▶ Required action
When the line containing "const int lane = tid & 63;" appears in the entries below, begin printing there and stop after the line containing "tile.g_al = g_al;"; print each of those lines exactly and no other line.

========

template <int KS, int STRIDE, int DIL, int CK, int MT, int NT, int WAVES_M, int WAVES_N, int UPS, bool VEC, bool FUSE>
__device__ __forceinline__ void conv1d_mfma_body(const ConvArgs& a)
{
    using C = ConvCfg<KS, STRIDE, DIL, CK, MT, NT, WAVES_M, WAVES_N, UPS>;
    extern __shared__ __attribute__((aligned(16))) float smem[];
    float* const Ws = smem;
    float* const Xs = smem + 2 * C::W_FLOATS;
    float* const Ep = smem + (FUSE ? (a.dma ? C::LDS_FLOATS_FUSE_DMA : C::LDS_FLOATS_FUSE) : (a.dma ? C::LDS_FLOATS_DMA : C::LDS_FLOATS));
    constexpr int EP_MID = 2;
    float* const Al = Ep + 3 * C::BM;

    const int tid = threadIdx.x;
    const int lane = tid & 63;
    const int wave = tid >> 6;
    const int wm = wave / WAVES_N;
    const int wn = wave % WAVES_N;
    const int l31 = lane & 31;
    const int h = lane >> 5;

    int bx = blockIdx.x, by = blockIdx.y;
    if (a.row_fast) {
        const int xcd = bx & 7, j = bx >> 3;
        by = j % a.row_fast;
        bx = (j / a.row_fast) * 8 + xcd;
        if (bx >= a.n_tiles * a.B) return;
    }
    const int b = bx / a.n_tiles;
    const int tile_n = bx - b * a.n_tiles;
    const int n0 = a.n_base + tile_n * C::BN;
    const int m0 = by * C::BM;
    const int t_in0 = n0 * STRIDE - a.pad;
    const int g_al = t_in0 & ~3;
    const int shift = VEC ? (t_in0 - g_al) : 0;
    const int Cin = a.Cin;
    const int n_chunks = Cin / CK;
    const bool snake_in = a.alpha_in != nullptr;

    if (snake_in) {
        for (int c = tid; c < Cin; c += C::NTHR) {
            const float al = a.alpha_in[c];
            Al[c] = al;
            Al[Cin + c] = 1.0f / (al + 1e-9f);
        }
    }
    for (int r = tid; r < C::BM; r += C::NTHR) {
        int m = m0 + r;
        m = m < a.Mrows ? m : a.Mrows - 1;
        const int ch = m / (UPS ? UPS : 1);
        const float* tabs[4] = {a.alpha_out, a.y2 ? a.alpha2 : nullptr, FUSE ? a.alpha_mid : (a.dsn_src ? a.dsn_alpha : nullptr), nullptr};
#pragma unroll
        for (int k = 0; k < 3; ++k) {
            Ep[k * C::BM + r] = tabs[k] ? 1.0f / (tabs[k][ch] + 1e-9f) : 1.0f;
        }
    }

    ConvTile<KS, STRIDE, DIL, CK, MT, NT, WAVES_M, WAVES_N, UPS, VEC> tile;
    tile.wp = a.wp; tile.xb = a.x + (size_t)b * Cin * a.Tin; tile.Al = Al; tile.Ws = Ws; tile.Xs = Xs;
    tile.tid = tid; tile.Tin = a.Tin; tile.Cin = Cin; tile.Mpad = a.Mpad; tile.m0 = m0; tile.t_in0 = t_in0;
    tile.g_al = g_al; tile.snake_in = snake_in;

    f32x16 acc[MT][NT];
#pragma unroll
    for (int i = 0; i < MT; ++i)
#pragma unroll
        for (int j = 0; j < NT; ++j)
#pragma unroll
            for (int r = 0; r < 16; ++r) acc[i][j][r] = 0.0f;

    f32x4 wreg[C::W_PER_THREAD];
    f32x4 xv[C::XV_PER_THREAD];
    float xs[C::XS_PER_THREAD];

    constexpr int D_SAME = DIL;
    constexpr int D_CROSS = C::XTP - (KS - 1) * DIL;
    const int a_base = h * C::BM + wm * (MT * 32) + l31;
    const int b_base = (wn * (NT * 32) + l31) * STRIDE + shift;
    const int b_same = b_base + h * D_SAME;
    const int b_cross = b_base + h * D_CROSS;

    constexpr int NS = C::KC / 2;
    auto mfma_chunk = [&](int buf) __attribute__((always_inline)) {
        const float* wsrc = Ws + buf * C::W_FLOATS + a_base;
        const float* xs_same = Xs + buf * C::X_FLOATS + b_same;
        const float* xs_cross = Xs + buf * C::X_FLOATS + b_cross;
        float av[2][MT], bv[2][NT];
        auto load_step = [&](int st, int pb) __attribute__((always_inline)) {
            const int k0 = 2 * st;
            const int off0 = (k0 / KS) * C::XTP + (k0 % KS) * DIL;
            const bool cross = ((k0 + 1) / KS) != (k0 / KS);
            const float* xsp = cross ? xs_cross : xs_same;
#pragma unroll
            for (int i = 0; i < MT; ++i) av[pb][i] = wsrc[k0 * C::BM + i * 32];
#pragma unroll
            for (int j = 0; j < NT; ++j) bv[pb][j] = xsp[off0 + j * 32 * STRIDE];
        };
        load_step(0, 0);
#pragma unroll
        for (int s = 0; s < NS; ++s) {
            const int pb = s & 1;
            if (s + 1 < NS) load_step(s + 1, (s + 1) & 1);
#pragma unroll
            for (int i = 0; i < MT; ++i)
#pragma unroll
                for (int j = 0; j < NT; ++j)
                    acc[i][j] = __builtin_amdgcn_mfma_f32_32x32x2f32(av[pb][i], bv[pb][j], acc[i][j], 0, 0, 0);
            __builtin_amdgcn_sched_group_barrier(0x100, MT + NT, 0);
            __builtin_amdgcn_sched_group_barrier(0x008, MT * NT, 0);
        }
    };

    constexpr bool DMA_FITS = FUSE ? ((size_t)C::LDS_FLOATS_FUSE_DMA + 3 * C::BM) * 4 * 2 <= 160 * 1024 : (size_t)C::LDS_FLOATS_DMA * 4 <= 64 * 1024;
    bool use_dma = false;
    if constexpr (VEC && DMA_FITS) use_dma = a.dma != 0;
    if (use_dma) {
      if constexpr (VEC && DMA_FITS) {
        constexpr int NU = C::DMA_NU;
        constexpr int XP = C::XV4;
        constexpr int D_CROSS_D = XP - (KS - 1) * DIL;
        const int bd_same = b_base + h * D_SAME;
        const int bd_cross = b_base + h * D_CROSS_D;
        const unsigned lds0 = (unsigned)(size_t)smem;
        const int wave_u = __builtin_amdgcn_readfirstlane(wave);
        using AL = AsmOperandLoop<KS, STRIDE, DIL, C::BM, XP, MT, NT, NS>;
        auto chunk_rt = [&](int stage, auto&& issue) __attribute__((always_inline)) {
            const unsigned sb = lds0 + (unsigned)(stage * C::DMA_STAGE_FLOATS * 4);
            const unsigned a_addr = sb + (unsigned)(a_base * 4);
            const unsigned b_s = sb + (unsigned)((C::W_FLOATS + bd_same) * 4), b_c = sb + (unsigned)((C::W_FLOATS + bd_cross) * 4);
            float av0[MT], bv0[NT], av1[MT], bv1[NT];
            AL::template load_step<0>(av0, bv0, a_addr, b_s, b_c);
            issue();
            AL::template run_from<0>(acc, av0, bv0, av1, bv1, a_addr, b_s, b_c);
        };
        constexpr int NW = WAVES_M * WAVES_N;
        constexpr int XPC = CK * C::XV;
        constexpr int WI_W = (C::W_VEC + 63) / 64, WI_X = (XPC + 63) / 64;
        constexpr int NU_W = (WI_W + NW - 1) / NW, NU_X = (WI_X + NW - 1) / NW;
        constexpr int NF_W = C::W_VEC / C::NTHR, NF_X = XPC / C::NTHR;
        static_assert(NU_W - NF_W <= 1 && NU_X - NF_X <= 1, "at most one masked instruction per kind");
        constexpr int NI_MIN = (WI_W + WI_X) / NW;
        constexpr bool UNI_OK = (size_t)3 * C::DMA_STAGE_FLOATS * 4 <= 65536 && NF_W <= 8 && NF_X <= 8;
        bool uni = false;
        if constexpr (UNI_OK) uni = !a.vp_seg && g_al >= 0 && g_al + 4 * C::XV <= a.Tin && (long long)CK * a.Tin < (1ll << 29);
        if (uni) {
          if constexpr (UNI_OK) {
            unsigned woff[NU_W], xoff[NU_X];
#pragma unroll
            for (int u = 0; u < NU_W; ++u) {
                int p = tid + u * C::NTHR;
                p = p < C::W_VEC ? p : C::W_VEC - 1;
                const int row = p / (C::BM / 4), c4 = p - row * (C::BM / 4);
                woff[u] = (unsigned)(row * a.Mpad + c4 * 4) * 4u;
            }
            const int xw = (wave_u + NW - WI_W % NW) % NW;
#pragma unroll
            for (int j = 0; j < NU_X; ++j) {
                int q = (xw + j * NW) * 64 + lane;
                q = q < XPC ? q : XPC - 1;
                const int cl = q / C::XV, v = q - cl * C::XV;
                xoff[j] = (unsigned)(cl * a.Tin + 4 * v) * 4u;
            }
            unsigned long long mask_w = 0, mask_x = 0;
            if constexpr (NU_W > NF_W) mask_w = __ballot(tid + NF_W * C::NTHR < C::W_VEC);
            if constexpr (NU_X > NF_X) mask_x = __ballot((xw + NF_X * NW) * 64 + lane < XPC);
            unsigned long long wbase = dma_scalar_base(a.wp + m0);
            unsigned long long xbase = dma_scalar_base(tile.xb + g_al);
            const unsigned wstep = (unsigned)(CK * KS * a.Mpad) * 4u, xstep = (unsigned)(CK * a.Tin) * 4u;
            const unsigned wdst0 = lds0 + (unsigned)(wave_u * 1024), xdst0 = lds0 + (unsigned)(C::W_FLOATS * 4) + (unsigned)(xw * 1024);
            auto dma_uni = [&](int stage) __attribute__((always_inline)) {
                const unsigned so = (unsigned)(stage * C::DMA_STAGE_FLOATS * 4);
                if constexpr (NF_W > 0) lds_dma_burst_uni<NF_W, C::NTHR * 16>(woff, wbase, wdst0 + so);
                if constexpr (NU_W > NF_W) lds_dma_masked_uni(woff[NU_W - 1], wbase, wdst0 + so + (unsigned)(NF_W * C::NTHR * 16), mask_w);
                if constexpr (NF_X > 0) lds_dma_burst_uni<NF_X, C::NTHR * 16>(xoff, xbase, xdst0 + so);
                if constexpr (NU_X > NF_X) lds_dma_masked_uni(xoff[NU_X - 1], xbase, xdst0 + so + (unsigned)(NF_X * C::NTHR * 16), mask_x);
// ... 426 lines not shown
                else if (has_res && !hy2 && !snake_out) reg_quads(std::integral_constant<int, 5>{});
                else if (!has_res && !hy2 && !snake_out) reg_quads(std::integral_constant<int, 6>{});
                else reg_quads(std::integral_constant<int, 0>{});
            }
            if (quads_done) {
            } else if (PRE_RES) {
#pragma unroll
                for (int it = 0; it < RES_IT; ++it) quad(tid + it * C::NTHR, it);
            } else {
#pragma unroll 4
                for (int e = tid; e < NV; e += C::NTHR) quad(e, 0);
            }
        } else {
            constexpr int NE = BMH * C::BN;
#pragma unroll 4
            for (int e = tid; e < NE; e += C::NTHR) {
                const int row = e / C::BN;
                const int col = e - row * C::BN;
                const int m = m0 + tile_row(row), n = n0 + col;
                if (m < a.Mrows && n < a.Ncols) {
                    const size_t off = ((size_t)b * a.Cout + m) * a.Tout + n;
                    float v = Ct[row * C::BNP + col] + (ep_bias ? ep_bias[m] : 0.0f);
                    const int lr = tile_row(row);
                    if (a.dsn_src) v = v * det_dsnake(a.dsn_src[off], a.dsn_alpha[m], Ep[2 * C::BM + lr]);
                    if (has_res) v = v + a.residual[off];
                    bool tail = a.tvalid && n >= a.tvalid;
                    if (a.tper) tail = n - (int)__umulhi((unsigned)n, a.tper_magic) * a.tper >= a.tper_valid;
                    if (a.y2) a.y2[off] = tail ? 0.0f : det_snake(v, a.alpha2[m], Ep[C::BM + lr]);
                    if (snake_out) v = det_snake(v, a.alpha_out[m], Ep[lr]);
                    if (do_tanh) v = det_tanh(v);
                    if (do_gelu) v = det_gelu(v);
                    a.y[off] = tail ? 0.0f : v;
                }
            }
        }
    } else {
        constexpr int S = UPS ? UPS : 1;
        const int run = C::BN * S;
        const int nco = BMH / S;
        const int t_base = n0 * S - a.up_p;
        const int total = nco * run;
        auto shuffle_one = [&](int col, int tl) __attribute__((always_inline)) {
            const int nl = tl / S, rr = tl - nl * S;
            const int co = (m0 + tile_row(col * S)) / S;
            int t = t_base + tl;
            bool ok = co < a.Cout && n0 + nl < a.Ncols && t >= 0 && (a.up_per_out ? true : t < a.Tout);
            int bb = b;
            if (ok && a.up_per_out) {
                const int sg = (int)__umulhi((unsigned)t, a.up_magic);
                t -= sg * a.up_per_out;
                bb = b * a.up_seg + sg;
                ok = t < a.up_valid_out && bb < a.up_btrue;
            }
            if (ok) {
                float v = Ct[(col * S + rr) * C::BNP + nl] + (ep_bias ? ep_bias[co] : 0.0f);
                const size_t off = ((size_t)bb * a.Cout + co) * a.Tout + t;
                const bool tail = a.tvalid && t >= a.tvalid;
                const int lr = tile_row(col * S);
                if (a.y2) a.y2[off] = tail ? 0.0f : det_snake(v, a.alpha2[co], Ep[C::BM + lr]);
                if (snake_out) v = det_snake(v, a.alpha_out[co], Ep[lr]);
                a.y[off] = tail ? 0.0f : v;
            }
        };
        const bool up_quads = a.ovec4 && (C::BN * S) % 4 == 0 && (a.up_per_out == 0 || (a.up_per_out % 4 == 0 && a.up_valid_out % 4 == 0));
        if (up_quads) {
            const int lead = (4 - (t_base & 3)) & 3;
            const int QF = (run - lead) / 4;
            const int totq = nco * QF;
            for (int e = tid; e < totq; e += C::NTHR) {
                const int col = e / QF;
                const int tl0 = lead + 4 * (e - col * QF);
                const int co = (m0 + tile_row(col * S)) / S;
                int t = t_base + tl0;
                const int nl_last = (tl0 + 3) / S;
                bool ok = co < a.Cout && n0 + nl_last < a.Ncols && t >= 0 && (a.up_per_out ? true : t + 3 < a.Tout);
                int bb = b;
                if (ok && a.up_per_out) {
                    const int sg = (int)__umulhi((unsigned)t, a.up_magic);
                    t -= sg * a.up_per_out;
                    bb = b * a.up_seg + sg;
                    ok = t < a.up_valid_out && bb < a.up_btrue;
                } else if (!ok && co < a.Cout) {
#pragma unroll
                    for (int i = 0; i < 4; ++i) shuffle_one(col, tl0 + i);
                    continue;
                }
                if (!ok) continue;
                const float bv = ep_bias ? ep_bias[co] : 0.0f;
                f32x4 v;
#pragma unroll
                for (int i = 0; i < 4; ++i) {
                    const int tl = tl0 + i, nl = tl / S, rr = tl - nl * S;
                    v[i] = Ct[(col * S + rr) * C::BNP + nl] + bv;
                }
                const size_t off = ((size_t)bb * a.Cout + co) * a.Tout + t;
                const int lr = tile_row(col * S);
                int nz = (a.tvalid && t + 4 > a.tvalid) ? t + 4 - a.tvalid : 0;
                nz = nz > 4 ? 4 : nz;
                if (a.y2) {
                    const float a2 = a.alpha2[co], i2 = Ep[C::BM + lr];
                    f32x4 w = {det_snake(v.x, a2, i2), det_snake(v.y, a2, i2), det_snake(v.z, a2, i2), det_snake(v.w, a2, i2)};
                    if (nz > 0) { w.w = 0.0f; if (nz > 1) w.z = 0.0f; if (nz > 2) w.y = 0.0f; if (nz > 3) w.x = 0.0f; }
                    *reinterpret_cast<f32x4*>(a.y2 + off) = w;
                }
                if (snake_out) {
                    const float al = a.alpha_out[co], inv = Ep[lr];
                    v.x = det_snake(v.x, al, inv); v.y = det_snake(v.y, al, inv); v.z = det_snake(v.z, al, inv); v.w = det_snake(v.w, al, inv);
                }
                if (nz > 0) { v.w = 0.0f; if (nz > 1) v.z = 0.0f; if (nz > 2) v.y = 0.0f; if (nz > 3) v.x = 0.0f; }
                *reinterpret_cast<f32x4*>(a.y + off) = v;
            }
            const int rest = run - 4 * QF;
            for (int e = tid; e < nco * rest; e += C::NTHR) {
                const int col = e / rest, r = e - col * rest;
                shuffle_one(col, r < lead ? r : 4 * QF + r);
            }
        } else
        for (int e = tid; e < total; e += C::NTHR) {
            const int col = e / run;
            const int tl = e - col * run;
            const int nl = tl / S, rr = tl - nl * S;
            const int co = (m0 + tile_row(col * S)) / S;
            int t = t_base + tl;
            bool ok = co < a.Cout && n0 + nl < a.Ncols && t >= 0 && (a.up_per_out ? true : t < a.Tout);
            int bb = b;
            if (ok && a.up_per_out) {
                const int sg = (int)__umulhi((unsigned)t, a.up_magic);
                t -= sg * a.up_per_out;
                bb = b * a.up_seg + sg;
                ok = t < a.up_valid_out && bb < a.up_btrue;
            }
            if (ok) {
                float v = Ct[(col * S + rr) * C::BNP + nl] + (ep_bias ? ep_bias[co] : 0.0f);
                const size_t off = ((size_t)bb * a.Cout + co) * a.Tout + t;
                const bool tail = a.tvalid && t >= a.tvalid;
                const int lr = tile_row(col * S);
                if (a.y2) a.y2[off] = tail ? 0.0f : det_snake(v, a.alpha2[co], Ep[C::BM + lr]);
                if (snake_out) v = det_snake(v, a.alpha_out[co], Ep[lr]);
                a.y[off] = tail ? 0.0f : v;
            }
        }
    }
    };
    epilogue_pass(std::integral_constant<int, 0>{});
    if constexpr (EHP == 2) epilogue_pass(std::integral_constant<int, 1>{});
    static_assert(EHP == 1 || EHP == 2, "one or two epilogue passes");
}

========

▶ Result
    const int lane = tid & 63;
    const int wave = tid >> 6;
    const int wm = wave / WAVES_N;
    const int wn = wave % WAVES_N;
    const int l31 = lane & 31;
    const int h = lane >> 5;

    int bx = blockIdx.x, by = blockIdx.y;
    if (a.row_fast) {
        const int xcd = bx & 7, j = bx >> 3;
        by = j % a.row_fast;
        bx = (j / a.row_fast) * 8 + xcd;
        if (bx >= a.n_tiles * a.B) return;
    }
    const int b = bx / a.n_tiles;
    const int tile_n = bx - b * a.n_tiles;
    const int n0 = a.n_base + tile_n * C::BN;
    const int m0 = by * C::BM;
    const int t_in0 = n0 * STRIDE - a.pad;
    const int g_al = t_in0 & ~3;
    const int shift = VEC ? (t_in0 - g_al) : 0;
    const int Cin = a.Cin;
    const int n_chunks = Cin / CK;
    const bool snake_in = a.alpha_in != nullptr;

    if (snake_in) {
        for (int c = tid; c < Cin; c += C::NTHR) {
            const float al = a.alpha_in[c];
            Al[c] = al;
            Al[Cin + c] = 1.0f / (al + 1e-9f);
        }
    }
    for (int r = tid; r < C::BM; r += C::NTHR) {
        int m = m0 + r;
        m = m < a.Mrows ? m : a.Mrows - 1;
        const int ch = m / (UPS ? UPS : 1);
        const float* tabs[4] = {a.alpha_out, a.y2 ? a.alpha2 : nullptr, FUSE ? a.alpha_mid : (a.dsn_src ? a.dsn_alpha : nullptr), nullptr};
#pragma unroll
        for (int k = 0; k < 3; ++k) {
            Ep[k * C::BM + r] = tabs[k] ? 1.0f / (tabs[k][ch] + 1e-9f) : 1.0f;
        }
    }

    ConvTile<KS, STRIDE, DIL, CK, MT, NT, WAVES_M, WAVES_N, UPS, VEC> tile;
    tile.wp = a.wp; tile.xb = a.x + (size_t)b * Cin * a.Tin; tile.Al = Al; tile.Ws = Ws; tile.Xs = Xs;
    tile.tid = tid; tile.Tin = a.Tin; tile.Cin = Cin; tile.Mpad = a.Mpad; tile.m0 = m0; tile.t_in0 = t_in0;
    tile.g_al = g_al; tile.snake_in = snake_in;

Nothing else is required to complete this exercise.